Fly.io's posture on top of Intel Cloud Hypervisor micro-VMs:

• Dedicated host pool. GPU workers do not run non-GPU tenants. "Fly Machines [not assigned a GPU] weren't mixed" on the GPU workers. Reduces the blast radius to "GPU tenants on this host" rather than "all tenants on this host". See patterns/dedicated-host-pool-for-hostile-peripheral.
• PCI-BDF-bounded placement. The only reason a Fly Machine lands on a GPU worker is that it needs a PCI BDF for a GPU — and there's a bounded number per host, so the machine gets scheduled only when it demands the resource.
• Independent security assessments. Fly funded two external audits (Atredis, Tetrel) — both expensive, both time-consuming. See patterns/independent-security-assessment-for-hardware-peripheral.
• Micro-VM isolation boundary. Each GPU tenant gets its own Cloud Hypervisor VM; no container-level tenancy on GPU hosts.

Trade-offs

• Utilisation cost is direct. "Those GPU servers were drastically less utilised and thus less cost-effective than our ordinary servers." Dedicated hardware and PCI-BDF bounding together give you worse packing.
• Audit cost is direct.
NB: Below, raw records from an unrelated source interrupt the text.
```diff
+  if (p.ep_mode != 0) {
+    red[tid] = s1;
+    red[256 + tid] = s2;
+    __syncthreads();
+    f32x4* srow = reinterpret_cast<f32x4*>(p.stats + (size_t)blockIdx.x * 2 * p.ldy);
+    if (p.ep_mode == 1) {
+      f32x4 m = {0.f, 0.f, 0.f, 0.f};
+      for (int k = 0; k < G; ++k) m += red[k * SQ + eq];
+      m *= 1.f / (float)CH_NPX;
+      f32x4 c = {0.f, 0.f, 0.f, 0.f};
+#pragma unroll
+      for (int it = 0; it < EIT; ++it)
+        if (elane && gi + it * G < CH_NPX) c += (val[it] - m) * (val[it] - m);
+      red[256 + tid] = c;
+      __syncthreads();
+      if (tid < SQ) {
+        f32x4 m2 = {0.f, 0.f, 0.f, 0.f};
+        for (int k = 0; k < G; ++k) m2 += red[256 + k * SQ + tid];
+        srow[tid] = m;
+        srow[SQ + tid] = m2;
+      }
+    } else if (tid < SQ) {
+      f32x4 a = {0.f, 0.f, 0.f, 0.f}, c = a;
+      for (int k = 0; k < G; ++k) {
+        a += red[k * SQ + tid];
+        c += red[256 + k * SQ + tid];
+      }
+      srow[tid] = a;
+      srow[SQ + tid] = c;
+    }
+  }
+}
+
+template <int CS, int TN, bool TAIL>
+static int launch_halo(HaloP& p, hipStream_t st) {
+  using C = HaloCfg<CS, TN, TAIL>;
+  static_assert(C::LDS_BYTES * 2 <= 160 * 1024, "two workgroups per CU");
+  if (hipFuncSetAttribute(reinterpret_cast<const void*>(&conv3x3_halo_kernel<CS, TN, TAIL>),
+                          hipFuncAttributeMaxDynamicSharedMemorySize, C::LDS_BYTES) != hipSuccess)
+    return VMTL_ERR_LAUNCH;
+  p.tiles_x = cdiv(p.W, CH_TW);
+  p.tiles_y = cdiv(p.H, CH_TM);
+  hipLaunchKernelGGL((conv3x3_halo_kernel<CS, TN, TAIL>), dim3(p.B * p.tiles_x * p.tiles_y), dim3(256), C::LDS_BYTES, st, p);
+  return vmtl_check_launch();
+}
+
+static int halo_tn(int ldy) {
+  return ldy == 16 ? 1 : (ldy == 32 ? 2 : (ldy == 64 || ldy == 68 ? 4 : 0));
+}
+
+extern "C" int vmtl_conv3x3_halo_supported(int B, int H, int W, int Cs, int ldy, int Nw) {
+  if (B <= 0 || H <= 0 || W <= 0 || (Cs != 64 && Cs != 68) || halo_tn(ldy) == 0 || Nw < 1 || ((Nw + 3) & ~3) != ldy)
+    return 0;
+  return (long long)B * H * W * Cs * 4 <= 0x7fffffffLL;
+}
+
+extern "C" int vmtl_conv3x3_halo_stat_rows(int B, int H, int W) {
+  if (B <= 0 || H <= 0 || W <= 0 || H % CH_TM || W % CH_TW) return 0;
+  return B * (H / CH_TM) * (W / CH_TW);
+}
+
+extern "C" int vmtl_conv3x3_halo_stat_block(int B, int H, int W) {
+  return vmtl_conv3x3_halo_stat_rows(B, H, W) > 0 ? CH_NPX : 0;
+}
+
+extern "C" int vmtl_conv3x3_halo(const float* x, const float* pa, const float* pc, int act_in, float* a_out,
+                                 const float* wp, const float* bias, float* y, float* stats, int ep_mode,
+                                 const float* ez_x, const float* ez_mean, const float* ez_invstd, const float* ez_gamma,
+                                 const float* ez_beta, int ez_act, int B, int H, int W, int Cs, int ldy, int Nw,
+                                 int Cout, void* stream) {
+  VMTL_ENTER();
+  if (!x || !wp || !y || B <= 0 || H <= 0 || W <= 0 || Cout <= 0 || Cout > Nw) return VMTL_ERR_ARG;
+  if ((pa == nullptr) != (pc == nullptr) || (a_out != nullptr && pa == nullptr)) return VMTL_ERR_ARG;
+  if (act_in != VMTL_ACT_NONE && act_in != VMTL_ACT_RELU) return VMTL_ERR_ARG;
+  if (ep_mode < 0 || ep_mode > 2 || (ep_mode != 0 && !stats) || (ep_mode == 0 && stats)) return VMTL_ERR_ARG;
+  if (ep_mode != 0 && vmtl_conv3x3_halo_stat_rows(B, H, W) == 0) return VMTL_ERR_ARG;
+  if (ep_mode == 2 && (!ez_x || !ez_mean || !ez_invstd || !ez_gamma || !ez_beta || bias)) return VMTL_ERR_ARG;
+  if (!vmtl_conv3x3_halo_supported(B, H, W, Cs, ldy, Nw)) return VMTL_ERR_UNSUPPORTED;
+  HaloP p;
+  p.x = x; p.pa = pa; p.pc = pc; p.a_out = a_out; p.wp = wp; p.bias = bias; p.y = y; p.stats = stats;
+  p.ez_x = ez_x; p.ez_mean = ez_mean; p.ez_invstd = ez_invstd; p.ez_gamma = ez_gamma; p.ez_beta = ez_beta;
+  p.act_in = act_in; p.ep_mode = ep_mode; p.ez_act = ez_act;
+  p.B = B; p.H = H; p.W = W; p.ldy = ldy; p.Nw = Nw; p.Cout = Cout;
+  p.x_bytes = (unsigned)((long long)B * H * W * Cs * 4);
+  p.wp_bytes = (unsigned)(Nw * 9 * Cs * 4);
+  hipStream_t st = (hipStream_t)stream;
+  const int tn = halo_tn(ldy);
+  if (Cs == 68) {
+    if (tn == 1) return launch_halo<68, 1, false>(p, st);
+    if (tn == 2) return launch_halo<68, 2, false>(p, st);
+    return ldy == 64 ? launch_halo<68, 4, false>(p, st) : launch_halo<68, 4, true>(p, st);
+  }
+  if (tn == 1) return launch_halo<64, 1, false>(p, st);
+  if (tn == 2) return launch_halo<64, 2, false>(p, st);
+  return ldy == 64 ? launch_halo<64, 4, false>(p, st) : launch_halo<64, 4, true>(p, st);
+}
diff --git a/vision_mtl_amd/ops.py b/vision_mtl_amd/ops.py
--- a/vision_mtl_amd/ops.py
+++ b/vision_mtl_amd/ops.py
@@ -447,9 +447,34 @@
     return not with_stats or (_SMALL_STATS and H % 4 == 0 and W % 32 == 0)
 
 
+_MID_HALO = os.environ.get("VMTL_MID_HALO", "1") != "0"
+_MID_HALO_MIN_ROWS = int(os.environ.get("VMTL_MID_HALO_MIN_ROWS", str(1 << 16)))
+
+
+def _mid_halo_route(B, H, W, Cs, ldy, KH, KW, stride, pad, shuffle=0, with_stats=False, prec=None) -> bool:
+    prec = conv_prec_code() if prec is None else prec
+    if not _MID_HALO or prec != 0 or shuffle or KH != 3 or KW != 3 or stride != 1 or pad != 1 or B * H * W < _MID_HALO_MIN_ROWS:
+        return False
+    if not lib().raw("vmtl_conv3x3_halo_supported")(B, H, W, Cs, ldy, ldy):
+        return False
+    if lib().raw("vmtl_conv2d_ksplit")(B, H, W, ldy, 9 * Cs) > 1:
+        return False
+    return not with_stats or lib().raw("vmtl_conv3x3_halo_stat_rows")(B, H, W) > 0
+
+
+def _mid_halo(x, wp, y, B, H, W, Cs, ldy, Nw, Cout, flop, pa=None, pc=None, act_in=ACT_NONE, a_out=None, bias=None,
+              stats=None, ep_mode=0, ez=None):
+    ez = ez or (None, None, None, None, None, ACT_NONE)
+    _k("vmtl_conv3x3_halo", _flop=flop, x=x, pa=pa, pc=pc, act_in=act_in, a_out=a_out, wp=wp, bias=bias, y=y, stats=stats,
+       ep_mode=ep_mode, ez_x=ez[0], ez_mean=ez[1], ez_invstd=ez[2], ez_gamma=ez[3], ez_beta=ez[4], ez_act=ez[5], B=B, H=H,
+       W=W, Cs=Cs, ldy=ldy, Nw=Nw, Cout=Cout)
+
+
 def conv_stats_geometry(B, Ho, Wo, Cs, ldy, KH, KW, stride, pad):
     if _small_route(B, Ho, Wo, Cs, ldy, KH, KW, stride, pad, with_stats=True):
         return lib().raw("vmtl_conv3x3_small_stat_rows")(B, Ho, Wo), lib().raw("vmtl_conv3x3_small_stat_block")(B, Ho, Wo)
+    if _mid_halo_route(B, Ho, Wo, Cs, ldy, KH, KW, stride, pad, with_stats=True):
+        return lib().raw("vmtl_conv3x3_halo_stat_rows")(B, Ho, Wo), lib().raw("vmtl_conv3x3_halo_stat_block")(B, Ho, Wo)
     if _is_pw(B, Ho, Wo, KH, KW, stride, pad):
         M = B * Ho * Wo
         return lib().raw("vmtl_conv1x1_stats_rows")(M, ldy, Cs, 0), lib().raw("vmtl_conv1x1_stats_block")(M, ldy, Cs, 0)
@@ -466,6 +491,10 @@
     if _small_route(B, H, W, Cs, ldy, KH, KW, stride, pad, shuffle, with_stats=stats is not None):
         _small(x, wp, y, B, H, W, Cs, ldy, Nw, Cout, flop if algo_flop is None else algo_flop, bias=bias, stats=stats,
                ep_mode=1 if stats is not None else 0)
+        return
+    if _mid_halo_route(B, H, W, Cs, ldy, KH, KW, stride, pad, shuffle, with_stats=stats is not None, prec=prec):
+        _mid_halo(x, wp, y, B, H, W, Cs, ldy, Nw, Cout, flop if algo_flop is None else algo_flop, bias=bias, stats=stats,
+                  ep_mode=1 if stats is not None else 0)
         return
     if stats is None and not shuffle:
         ks = lib().raw("vmtl_conv2d_ksplit")(B, Ho, Wo, ldy, KH * KW * Cs)
@@ -878,9 +907,15 @@
         Cout, Cin = weight.shape[0], weight.shape[1]
         if ceil4(C) != Cs or tuple(weight.shape[2:]) != (3, 3):
             raise ValueError("bn_act_conv: 3x3 weight over x's channels expected")
-        mean, invstd = _empty((Cs,), x), _empty((Cs,), x)
+        prec = ctx.prec = conv_prec_code()
+        ldy = ceil4(Cout)
+        pro = (not up2 and skip is None and Cin == C and act in (ACT_NONE, ACT_RELU)
+               and _mid_halo_route(B, H, W, Cs, ldy, 3, 3, 1, 1, with_stats=want_stats, prec=prec))
         a = _empty(x.shape, x)
-        if training:
+        if pro:
+            mean, invstd, ca, cc = _bn_fwd_coef(x, stats, rpb, gamma, beta, rm, rv, nbt, C, training, momentum, eps)
+        elif training:
+            mean, invstd = _empty((Cs,), x), _empty((Cs,), x)
             if stats is not None:
                 partial, nblk = stats, stats.shape[0]
             else:
@@ -896,11 +931,10 @@
                 _k("vmtl_bn_apply", x=x, mean=mean, invstd=invstd, gamma=gamma, beta=beta, mul=None, res=None, y=a, M=M,
                    C=C, Cs=Cs, act=act)
         else:
+            mean, invstd = _empty((Cs,), x), _empty((Cs,), x)
             _k("vmtl_bn_eval_stats", running_mean=rm, running_var=rv, C=C, Cs=Cs, eps=eps, save_mean=mean, save_invstd=invstd)
             _k("vmtl_bn_apply", x=x, mean=mean, invstd=invstd, gamma=gamma, beta=beta, mul=None, res=None, y=a, M=M, C=C,
                Cs=Cs, act=act)
-        prec = ctx.prec = conv_prec_code()
-        ldy = ceil4(Cout)
         ostats, orpb = None, 0
         if up2:
             if skip is not None:
@@ -945,7 +979,11 @@
             if want_stats and conv_ksplit(B, H, W, Cs, ldy, 3, 3, 1, 1) == 1:
                 rows, orpb = conv_stats_geometry(B, H, W, Cs, ldy, 3, 3, 1, 1)
                 ostats = _empty((rows, 2, ldy), x)
-            _conv_launch(a, wp, None, y, ostats, B, H, W, Cs, H, W, ldy, Cout, Cout, 3, 3, 1, 1, cin=Cin, prec=prec)
+            if pro:
+                _mid_halo(x, wp, y, B, H, W, Cs, ldy, Cout, Cout, 2.0 * M * Cout * 9 * Cin, pa=ca, pc=cc, act_in=act, a_out=a,
+                          stats=ostats, ep_mode=1 if ostats is not None else 0)
+            else:
+                _conv_launch(a, wp, None, y, ostats, B, H, W, Cs, H, W, ldy, Cout, Cout, 3, 3, 1, 1, cin=Cin, prec=prec)
         ctx.save_for_backward(x, a, skip, weight, mean, invstd, gamma, beta)
         ctx.cfg = (C, training, act, up2)
         ctx.slots = (_slot(gamma), _slot(beta), _slot(weight))
@@ -992,6 +1030,11 @@
                 part = _empty((rows, 2, Cs), x)
                 _small(dy, wd, dz, B, H, W, ldy, Cs, Cin, Cin, flop, stats=part, ep_mode=2,
                        ez=(x, mean, invstd, gamma, beta, act))
+            elif not up2 and _mid_halo_route(B, H, W, ldy, Cs, 3, 3, 1, 1, with_stats=True, prec=ctx.prec):
+                rows = lib().raw("vmtl_conv3x3_halo_stat_rows")(B, H, W)
+                part = _empty((rows, 2, Cs), x)
+                _mid_halo(dy, wd, dz, B, H, W, ldy, Cs, Cin, Cin, flop, stats=part, ep_mode=2,
+                          ez=(x, mean, invstd, gamma, beta, act))
             else:
                 rows = lib().raw("vmtl_conv2d_stats_rows")(B, H, W, Cs)
                 part = _empty((rows, 2, Cs), x)
```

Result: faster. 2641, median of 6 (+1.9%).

Two independent audits are five-to-six-figure engagements each. "They were not cheap, and they took time."
• Indirect cost via driver integration. The security-aware path (micro-VM + PCI passthrough) puts the platform off Nvidia's driver happy path. Fly.io spent months (and ultimately failed) to get virtualized-GPU drivers working on Cloud Hypervisor. The happy-path alternative (K8s with shared kernel) weakens the isolation posture — different tenants share a Linux kernel, which a GPU exploit could pivot through.
• Thin-slicing becomes hard. NVIDIA MIG / vGPU — the fractional-GPU surface — wants driver-level cooperation that's absent on a micro-VM hypervisor. The security-first path forecloses the thin-slice market segment.

Implications

• "Just pass through the GPU" is not a small security decision. If the platform is seriously multi-tenant, the decision pulls in dedicated hardware, external audits, months of driver-integration work, and a probably-inaccessible thin-slicing market segment.
• A shared-kernel K8s GPU cluster trades isolation for driver-compatibility. Many cloud GPU offerings work because they accept this trade. Fly.io's posture is that the trade is wrong for a platform whose customers come for micro-VM isolation.
• Serious-AI workloads may not care. Customers running single-tenant training clusters aren't paying for multi-tenant isolation. They buy bare-metal or dedicated hosts anyway.

Caveats

• Nvidia's driver path is not the only hostile surface. The GPU's firmware is a separate attack surface that the platform operator also can't audit. Reset / clean-up of GPU state between tenants is its own problem (not elaborated in the Fly.io post).
• Peripheral-to-peripheral paths matter beyond the one VM. The NVLink / PCIe-P2P direction is what makes a per-host-isolation posture necessary — without it, a per-VM posture would be enough.
• Mitigation is not elimination. Dedicated hardware + audits reduce risk; they don't remove the fundamental DMA- peripheral-running-tenant-code exposure.

Seen in (wiki)

• sources/2025-02-14-flyio-we-were-wrong-about-gpus — Fly.io's canonical "worst case hardware peripheral" framing; enumerates the mitigations and their costs.

Related

• concepts/nvidia-driver-happy-path — the trade-off on the other axis: fast-path driver support vs isolation posture.
• concepts/micro-vm-isolation — the isolation primitive that the hostile-peripheral posture builds on.
• systems/firecracker — without PCI passthrough; safer but can't run GPUs.
• systems/intel-cloud-hypervisor — with PCI passthrough; enables GPU integration at the cost of Nvidia-driver off-path.
• systems/nvidia-mig — the thin-slicing primitive the hostile-peripheral posture forecloses.
• patterns/dedicated-host-pool-for-hostile-peripheral — the hardware-layout pattern.
• patterns/independent-security-assessment-for-hardware-peripheral — the process pattern.
• companies/flyio — canonical wiki source.